1995–2008: The James Chairship

James

Thomas James, 1990

Research adds computational biosciences; chemical biology; synthetic biology; design of small molecules ligands, proteins, and tissues

After Irwin Kuntz and Peter Kollman served as acting chairs of the department for 18 months (1993–1995), Thomas James became chair from 1995 to 2008. Computational biosciences, chemical biology and synthetic biology, and the design of small molecules, ligands, proteins, and even tissues were introduced, principally with new faculty members, including an expansion of the department size.

  • Jacobson

    With faculty turnover and success in computational sciences, Matt Jacobson joined us to push the computational frontiers, initially predicting protein-ligand interactions and computer-aided drug design.

  • Shoichet

    Brian Shoichet’s first work in the department pertaining to drug discovery entailed experimental work and several different computational approaches, including bioinformatics, highlighting the successes and failures of experimental and computational screening.

  • England

    Pamela England joined the department to apply her synthetic chemistry background in concert with electrophysiology and molecular biology to address problems in neurobiology pertaining to memory and addiction.

  • Wells

    After aiding Genentech’s scientific development and successfully launching and leading his own biotech start-up Sunesis, James Wells was recruited to develop the Small Molecule Discovery Center and to initiate his own academic research program emphasizing cell death and differentiation; Wells already had a long relationship with the department as an adjunct professor for many years.

  • Gross

    John Gross was recruited to study eukaryotic gene expression at the molecular level, with NMR being his primary, but not sole, tool; efforts to understand mRNA decapping details are well along, with structural biological aspects of HIV-1 initiated as well.

  • Fujimori

    Danica Galonić Fujimori joined the faculty to use her synthetic chemistry skills to develop novel chemical tools to elucidate the mechanisms of oxidative enzymes and carbohydrate-modifying enzymes of importance in human health, with an overall objective to uncover new therapeutic targets or diagnostic markers, and identify selective inhibitors.

During this 13-year period, the NSF finally began including the department in its list of chemistry departments, and we promptly became #1 for federal funding among all chemistry departments in the United States. The department has continued among the top-ranked.

Faculty members move to Mission Bay

Building

Looking out from Genentech Hall at the Mission Bay campus

The amount of space occupied by the department tripled from 1995 to 2008. Much, but not all, of this increase was due to the move in early 2003 of a large majority of the department’s faculty to the new Mission Bay campus of UCSF, which we also helped design.

A look back at the beginning of the Mission Bay campus

The initial plan establishing UCSF as an independent campus included the aim for a full 25,000-student undergraduate campus that would have taken over much of the Inner Sunset to the west and the adjoining Cole Valley to the east of the Parnassus campus. Local political resistance was enormous, so these plans were scrapped; however, it left two legacies: a local population that has been sensitive to any attempts for expansion of UCSF and a state-legislated “space cap” at the Parnassus site. Because of this limit on space, UCSF research programs—including those of the Department of Pharmaceutical Chemistry—were forced to look elsewhere to expand.

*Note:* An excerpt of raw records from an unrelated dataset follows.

@@ -231,19 +205,15 @@
     f_ty = r_ % tiles_y;
     f_b = r_ / tiles_y;
   }
-  const bf16_t* zero_src = reinterpret_cast<const bf16_t*>(&g_zero_piece);
-#ifndef SSA_EMU
-  asm volatile("" : "+v"(zero_src));
-#endif
+  const bf16_t* zero_src = zero_piece();
   auto dma = [&](int i, int buf) {
-    const int x0 = f_tx * TW, y0 = f_ty * TH;
     const bool isx = i < XI;
     const int wi = (isx ? i : i - XI) * 8 + wave;
-    const int oy = isx ? y0 + kh - 1 : y0, ox = isx ? x0 - 1 : x0;
-    const bf16_t* base = (isx ? x + ci0 : dy + co0) + ((long)f_b * H * W + (long)oy * W + ox) * (isx ? ldx : lddy);
-    const int iy = oy + (yx[i] >> 8), ix = ox + (yx[i] & 255);
-    const bool ok = yx[i] != 0xffff && (unsigned)iy < (unsigned)H && (unsigned)ix < (unsigned)W;
-    const bf16_t* src = ok ? base + rel[i] : zero_src;
+    const int oy = f_ty * TH - (isx ? 1 : 0), ox = f_tx * TW - (isx ? 1 : 0);
+    const int iy = oy + (pk[i] >> 12), ix = ox + ((pk[i] >> 4) & 255);
+    const bool ok = pk[i] >= 0 && (unsigned)iy < (unsigned)H && (unsigned)ix < (unsigned)W;
+    const bf16_t* img = (isx ? x + ci0 : dy + co0) + (long)f_b * H * W * (isx ? ldx : lddy);
+    const bf16_t* src = ok ? img + ((long)iy * W + ix) * (isx ? ldx : lddy) + (pk[i] & 15) * 8 : zero_src;
     unsigned char* Xb = smem + buf * BUF_BYTES;
     unsigned char* dst = isx ? (wi < XWI ? Xb + wi * 1024 : dump) : Xb + X_BYTES + wi * 1024;
     ssa_glds16_untracked(src, dst);
@@ -256,73 +226,80 @@
   };
 
   const int li = lane & 15, lj = li >> 2, lq = li & 3, lg = (lane >> 4) & 1, lh = lane >> 5;
-  const int lrow = (8 * lh + lj) * 256 + lg * 32 + lq * 8;
-  int a_base[2], b_base[4];
-#pragma unroll
-  for (int m = 0; m < 2; ++m) a_base[m] = X_BYTES + lrow + (((wm * 2 + m) ^ lj) << 6);
-#pragma unroll
-  for (int r = 0; r < 4; ++r) b_base[r] = lrow + ((wn ^ ((lj + r) & 3)) << 6);
-
-  f32x16_t acc[2][3];
-#pragma unroll
-  for (int m = 0; m < 2; ++m)
-#pragma unroll
-    for (int j = 0; j < 3; ++j)
-#pragma unroll
-      for (int r = 0; r < 16; ++r) acc[m][j][r] = 0.f;
-
-  if (t_begin < t_end) {
-#pragma unroll
-    for (int i = 0; i < NI; ++i) dma(i, 0);
-    next_tile();
-    ssa_wait_vm_barrier<0, 0>();
-  }
-  for (int t = t_begin; t < t_end; ++t) {
-    const int buf = (t - t_begin) & 1;
-    const bool more = t + 1 < t_end;
-    if (more) dma(0, buf ^ 1);
-    const unsigned char* Tb = smem + buf * BUF_BYTES;
-    bf16x8_t af[2][2], bfr[2][3];
-    auto rd = [&](int ks, int slot) {
-      const int ty = ks >> 1, kp = (ks & 1) * 16;
-#pragma unroll
-      for (int m = 0; m < 2; ++m) af[slot][m] = tr8(Tb + a_base[m] + (ty * TW + kp) * 256, 256);
-#pragma unroll
-      for (int j = 0; j < 3; ++j) bfr[slot][j] = tr8(Tb + b_base[(2 * ty + j) & 3] + (ty * XW + kp + j) * 256, 256);
-    };
-    rd(0, 0);
-    __builtin_amdgcn_sched_group_barrier(0x100, 10, 0);
-#pragma unroll
-    for (int ks = 0; ks < 8; ++ks) {
-      if (ks + 1 < 8) rd(ks + 1, (ks + 1) & 1);
-#pragma unroll
-      for (int m = 0; m < 2; ++m)
-#pragma unroll
-        for (int j = 0; j < 3; ++j)
-          acc[m][j] = ssa_mfma32(af[ks & 1][m], bfr[ks & 1][j], acc[m][j]);
-      if (more) dma(ks + 1, buf ^ 1);
-      if (ks + 1 < 8) __builtin_amdgcn_sched_group_barrier(0x100, 10, 0);
-      __builtin_amdgcn_sched_group_barrier(0x008, 6, 0);
-      __builtin_amdgcn_sched_group_barrier(0x020, 1, 0);
-    }
-    if (more) next_tile();
-    ssa_wait_vm_barrier<0, 0>();
-  }
-
-  float* out = partial + (long)bx * cout_pad * Kflat;
-#pragma unroll
-  for (int m = 0; m < 2; ++m)
-#pragma unroll
-    for (int j = 0; j < 3; ++j) {
-      const int ci = ci0 + wn * 32 + (lane & 31);
-      if (ci >= Cin) continue;
-      const long kcol = (long)(kh * 3 + j) * Cin + ci;
-#pragma unroll
-      for (int r = 0; r < 16; ++r) {
-        const int co = co0 + (wm * 2 + m) * 32 + (r & 3) + 8 * (r >> 2) + 4 * (lane >> 5);
-        if (co < cout_pad) out[(long)co * Kflat + kcol] = acc[m][j][r];
+  const int lcol = lg * 32 + lq * 8;
+  int a_base[2], b_base[3];
+#pragma unroll
+  for (int m = 0; m < 2; ++m) a_base[m] = X_BYTES + (8 * lh + lj) * SDP + lcol + (((mp * 2 + m) ^ lj) << 6);
+#pragma unroll
+  for (int kw = 0; kw < 3; ++kw) b_base[kw] = (8 * lh + lj) * SXP + lcol + ((nb ^ (((kw + lj) >> 1) & 1)) << 6);
+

The Laurel Heights campus was purchased in the early 1980s, with the plan to move a major portion of the School’s basic science faculty there. Local political opposition prevented that site from being used for wet lab research (but the department’s computational studies of the Ken Dill lab and the in vivo nuclear magnetic imaging (NMR) of Thomas James’ lab were permitted), forcing UCSF again to search for expansion space.

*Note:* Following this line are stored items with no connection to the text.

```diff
-            asm volatile("s_waitcnt lgkmcnt(0)" ::: "memory");
-            load_codes(nt + 1);
-        }
+                asm volatile("s_waitcnt lgkmcnt(0)" ::: "memory");
+                if (i + 1 < TM) gather();
+                {
+                    const int rl = lane2 >> 2, c = lane2 & 3;
+                    const int lrow = 16 * i + rl, row = m0 + lrow;
+                    const uint4 v = *reinterpret_cast<const uint4*>(sOut + rl * OROW + 16 * c);
+                    if (lrow < rows && row < p.M) *reinterpret_cast<uint4*>(p.out + (int64_t)row * p.ldc + colbase + 8 * c) = v;
+                }
+                asm volatile("" ::: "memory");
+            }
+            if (nt + 1 < NTL || more) {
+                asm volatile("s_waitcnt lgkmcnt(0)" ::: "memory");
+                if (nt + 1 < NTL) load_codes(m0, nt + 1); else load_codes(m1, 0);
+            }
+        }
+        if (!more) break;
+        s = sn; m0 = m1;
     }
     am = wave_max(am);
     if (lane == 0) atomicMax(p.o16_amax + (blockIdx.x & (kDyAmaxSlots - 1)) * kDyAmaxStride, __builtin_bit_cast(uint32_t, am));
@@ -201,11 +235,18 @@
 bool launch_f16_strip_gelu_bwd(const void* A16, const void* B16f, float* , int M, int N, int K, int lda, int ldc, const float* s1, const float* s2, hipStream_t st,
                                const NTPost* post) {
     if (!knobs().f16_strip || !A16 || !B16f || !post || post->mode != 9 || K != 384 || N != 4 * 384 || lda % 8 != 0 || ldc % 128 != 0 || !post->qp || !post->out_hi ||
-        !post->code8 || !post->code_mask || !post->o16_mul || !post->o16_amax || post->qmax - post->qmin >= 256)
+        !post->code8 || !post->code_mask || !post->o16_mul || !post->o16_amax || post->qmax - post->qmin >= 256 || M < 1)
         return false;
-    if ((int64_t)M * lda * 2 >= (1ll << 32) || (int64_t)M * ldc >= (1ll << 32)) return false;
+    if ((int64_t)(M + 112) * lda * 2 >= (1ll << 32) || (int64_t)(M + 112) * ldc >= (1ll << 32)) return false;
+    static int cus = 0;
+    if (!cus) {
+        int dev = 0;
+        if (hipGetDevice(&dev) != hipSuccess || hipDeviceGetAttribute(&cus, hipDeviceAttributeMultiprocessorCount, dev) != hipSuccess || cus < 1 || cus > 256) cus = 256;
+    }
+    const int need = cdiv(M, 112), grid = need < cus ? need : cus, rounds = cdiv(need, grid);
     F16StripArgs a{};
     a.A = reinterpret_cast<const _Float16*>(A16); a.Bf = reinterpret_cast<const i32x4*>(B16f); a.M = M; a.N = N; a.lda = lda; a.s1 = s1; a.s2 = s2;
+    a.strips = grid * rounds; a.rows = cdiv(M, a.strips);
     a.qp = post->qp; a.qmin = post->qmin; a.qmax = post->qmax; a.colscale = post->colscale;
     a.code8 = reinterpret_cast<const uint8_t*>(post->code8); a.mask = reinterpret_cast<const uint8_t*>(post->code_mask); a.ldc = ldc;
     a.out = reinterpret_cast<_Float16*>(post->out_hi); a.o16_mul = post->o16_mul; a.o16_amax = post->o16_amax;
@@ -213,7 +254,7 @@
     static_assert(kLds <= 160 * 1024, "LDS");
     static bool once = ((void)hipFuncSetAttribute(reinterpret_cast<const void*>(k_f16_strip_gelu_bwd<4>), hipFuncAttributeMaxDynamicSharedMemorySize, kLds), true);
     (void)once;
-    k_f16_strip_gelu_bwd<4><<<cdiv(M, 104), 768, kLds, st>>>(a);
+    k_f16_strip_gelu_bwd<4><<<grid, 768, kLds, st>>>(a);
     return true;
 }
 
```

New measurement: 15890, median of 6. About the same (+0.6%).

Included in this search were discussions of the possibility of relocating the entire campus outside San Francisco. The search ended in the 1990s with the offer of a 43-acre Mission Bay site, principally by the Catellus Corporation and augmented by 13 acres from the City and County of San Francisco, and the vision of a new biomedical research campus was born.

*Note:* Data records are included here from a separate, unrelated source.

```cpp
extern "C" int ivf_conv3d(const ivf_conv3d_desc* d, const float* in, const float* w_packed,
                          const float* scale, const float* shift, const float* relu_mask,
                          float* out, ivf_stream_t stream) {
  IVF_PROPAGATE(check_desc(d));
  IVF_CHECK_ARG(in && w_packed && out, "conv3d: null pointer");
  ConvKArgs a;
  a.in = in; a.w = w_packed; a.out = out; a.scale = scale; a.shift = shift; a.mask = relu_mask;
  a.B = d->B; a.Ti = d->Ti; a.Hi = d->Hi; a.Wi = d->Wi; a.Cin = d->Cin; a.in_ld = d->in_ld;
  a.in_coff = d->in_coff;
  a.To = d->To; a.Ho = d->Ho; a.Wo = d->Wo; a.Cout = d->Cout; a.out_ld = d->out_ld;
  a.out_coff = d->out_coff; a.mask_ld = d->mask_ld; a.mask_coff = d->mask_coff;
  a.kT = d->kT; a.kH = d->kH; a.kW = d->kW; a.sT = d->sT; a.sH = d->sH; a.sW = d->sW;
  a.pT = d->pT; a.pH = d->pH; a.pW = d->pW;
  a.K = d->kT * d->kH * d->kW * d->Cin;
  a.M = d->B * d->To * d->Ho * d->Wo;
  a.in2 = d->in2; a.in2_ld = d->in2_ld; a.in2_coff = d->in2_coff; a.K0 = d->K0;
  if (d->in2) {
    IVF_CHECK_ARG(d->kT * d->kH * d->kW == 1, "conv3d: a second input is only defined for 1x1x1 convs");
    IVF_CHECK_ARG(d->K0 > 0 && d->K0 < d->Cin && d->K0 % 4 == 0 && d->in2_ld % 4 == 0 && d->in2_coff % 4 == 0 &&
                      d->in2_coff + (d->Cin - d->K0) <= d->in2_ld,
                  "conv3d: second-input channel window must be 4-aligned inside its row");
  }
  a.out2 = d->out2; a.out2_ld = d->out2_ld; a.out2_coff = d->out2_coff; a.N0 = d->N0;
  if (d->out2) {
    IVF_CHECK_ARG(!d->accumulate && relu_mask == nullptr && !d->d2s,
                  "conv3d: a second output window is a forward-epilogue feature (no accumulate / relu_mask / d2s)");
    IVF_CHECK_ARG(d->N0 > 0 && d->N0 < d->Cout && d->out2_coff >= 0 && d->out2_coff + (d->Cout - d->N0) <= d->out2_ld &&
                      d->out_coff + d->N0 <= d->out_ld,
                  "conv3d: output windows [0,N0) / [N0,Cout) must fit their rows");
    IVF_CHECK_ARG(d->variant == IVF_CONV_AUTO || (d->variant >= IVF_CONV_IGEMM_BASE && d->variant < IVF_CONV_PIX4),
                  "conv3d: a second output window is served by the implicit-GEMM tiles only");
  }
  a.gbo = d->gate_out; a.gbo2 = d->gate_out2; a.gbi = d->gate_in;
  a.gbo_ld = d->gate_out_ld; a.gbo_coff = d->gate_out_coff; a.gbo2_ld = d->gate_out2_ld;
  a.gbi_ld = d->gate_in_ld; a.gbi_coff = d->gate_in_coff;
  if (d->gate_out || d->gate_out2 || d->gate_in) {
    IVF_CHECK_ARG(!d->d2s && (d->Cout & 7) == 0 && (d->out_ld & 3) == 0 && (d->out_coff & 3) == 0,
                  "conv3d: 1-bit gates need Cout %% 8 == 0 and 4-aligned output rows (the 16-byte epilogue)");
    IVF_CHECK_ARG(d->variant != IVF_CONV_PIX4, "conv3d: the pix4 kernel does not record 1-bit gates");
    IVF_CHECK_ARG(!d->out2 || ((d->N0 | d->out2_ld | d->out2_coff) & 3) == 0, "conv3d: 1-bit gates with out2 need 4-aligned windows");
  }
  if (d->gate_out || d->gate_out2) {
    IVF_CHECK_ARG(!d->accumulate && relu_mask == nullptr && !d->gate_in,
                  "conv3d: gate_out / gate_out2 are forward-epilogue records (no accumulate / relu_mask / gate_in)");
    IVF_CHECK_ARG(!d->gate_out || ((d->gate_out_coff & 7) == 0 && d->gate_out_ld > 0), "conv3d: gate_out window must be 8-aligned");
    IVF_CHECK_ARG(!d->gate_out2 || (d->out2 && (d->N0 & 7) == 0 && (d->out2_coff & 7) == 0 && d->gate_out2_ld > 0),
                  "conv3d: gate_out2 needs out2 with 8-aligned N0 / out2_coff");
  }
  if (d->gate_in)
    IVF_CHECK_ARG(relu_mask == nullptr && (d->gate_in_coff & 3) == 0 && d->gate_in_ld > 0,
                  "conv3d: gate_in replaces relu_mask (give one of them) and needs a 4-aligned channel offset");
  IVF_CHECK_ARG(d->math >= IVF_MATH_FP32 && d->math <= IVF_MATH_BF16ACT, "conv3d: math must be one of IVF_MATH_* (0..3)");
  if (d->math == IVF_MATH_BF16ACT) {
    IVF_CHECK_ARG(!(d->d2s && (d->accumulate || d->relu)), "conv3d: bf16act depth-to-space output is a plain fp32 store");
  }
  a.ldw = pack_ldw(a.K, d->math);
  a.wbf = reinterpret_cast<const unsigned short*>(w_packed);
  a.w_lo_off = (long)d->Cout * a.ldw;
  a.relu = d->relu; a.accumulate = d->accumulate; a.d2s = d->d2s;
  a.dT = d->dT; a.dH = d->dH; a.dW = d->dW; a.dC = d->dC;
  a.bsT = d->bsT; a.bsH = d->bsH; a.bsW = d->bsW;
  if (d->d2s) {
    IVF_CHECK_ARG(relu_mask == nullptr, "conv3d: relu_mask unsupported with depth-to-space");
    IVF_CHECK_ARG(d->bsT >= 1 && d->bsT <= 2 && d->bsH >= 1 && d->bsH <= 2 && d->bsW >= 1 && d->bsW <= 2,
                  "conv3d: block strides must be 1 or 2");
    IVF_CHECK_ARG(d->Cout % 8 == 0 && d->Cout <= 32, "conv3d: depth-to-space needs Cout = 8 * Cpad <= 32");
    IVF_CHECK_ARG(d->dT > 0 && d->dH > 0 && d->dW > 0 && d->dC > 0 && d->dC <= d->Cout / 8,
                  "conv3d: bad depth-to-space dims");
    IVF_CHECK_ARG(d->out_coff + d->dC <= d->out_ld, "conv3d: d2s output window outside ld");
  } else if (!d->out2) {
    IVF_CHECK_ARG(d->out_coff + d->Cout <= d->out_ld, "conv3d: output window outside ld");
  }
  if (d->math == 0) IVF_CHECK_ARG(a.ldw == a.K, "conv3d: internal ldw");
  const bool bf = d->math != IVF_MATH_FP32;
  const bool act_stem = d->math == IVF_MATH_BF16ACT && conv_pix4_supported(a);
  const bool act_d2s = d->math == IVF_MATH_BF16ACT && d->d2s;
  if (d->variant != IVF_CONV_AUTO) {
    if (d->variant == IVF_CONV_PIX4) {
      IVF_CHECK_ARG(bf && conv_pix4_supported(a), "conv3d: pix4 variant needs a split-bf16 mode, 4-channel pixels, stride (1|2,2,2), k <= 7");
      return conv_pix4_launch(a, d->math, IVF_CONV_PIX4, (hipStream_t)stream);
    }
    IVF_CHECK_ARG(!act_stem, "conv3d: bf16act reads fp32 pixels through the pix4 kernel only");
    if (d->variant >= IVF_CONV_HALO_BASE) {
      IVF_CHECK_ARG(bf && conv_halo_supported(a), "conv3d: halo variant needs a split-bf16 mode, stride 1, k in 2..4");
      return conv_halo_launch_variant(a, d->math, d->variant - IVF_CONV_HALO_BASE, (hipStream_t)stream);
    }
    IVF_CHECK_ARG(!act_d2s, "conv3d: bf16act depth-to-space (fp32 output) is served by the LDS-halo kernel only");
// ... 133 lines not shown
```

### interpreting-video-features_amd/csrc/conv_common.h

```cpp
#pragma once
#include "ivf_common.h"

namespace ivf {

typedef float f32x16 __attribute__((ext_vector_type(16)));
typedef float f32x4 __attribute__((ext_vector_type(4)));

constexpr int BK = 32;
constexpr int LDS_LD = BK + 4;
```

PhD graduate program in chemistry and chemical biology begins

The department has also been active in the founding and growth of the three-campus (UCB, UC Santa Cruz (UCSC), UCSF) California Institute for Quantitative Biosciences (QB3), established with a building at Mission Bay dedicated to QB3, housing several department faculty members.

The Graduate Program in Chemistry & Chemical Biology was also founded during this time period, with department faculty member Charles Craik serving as long-time director of the program, and the original Graduate Program in Pharmaceutical Chemistry, directed by Thomas James, was phased out.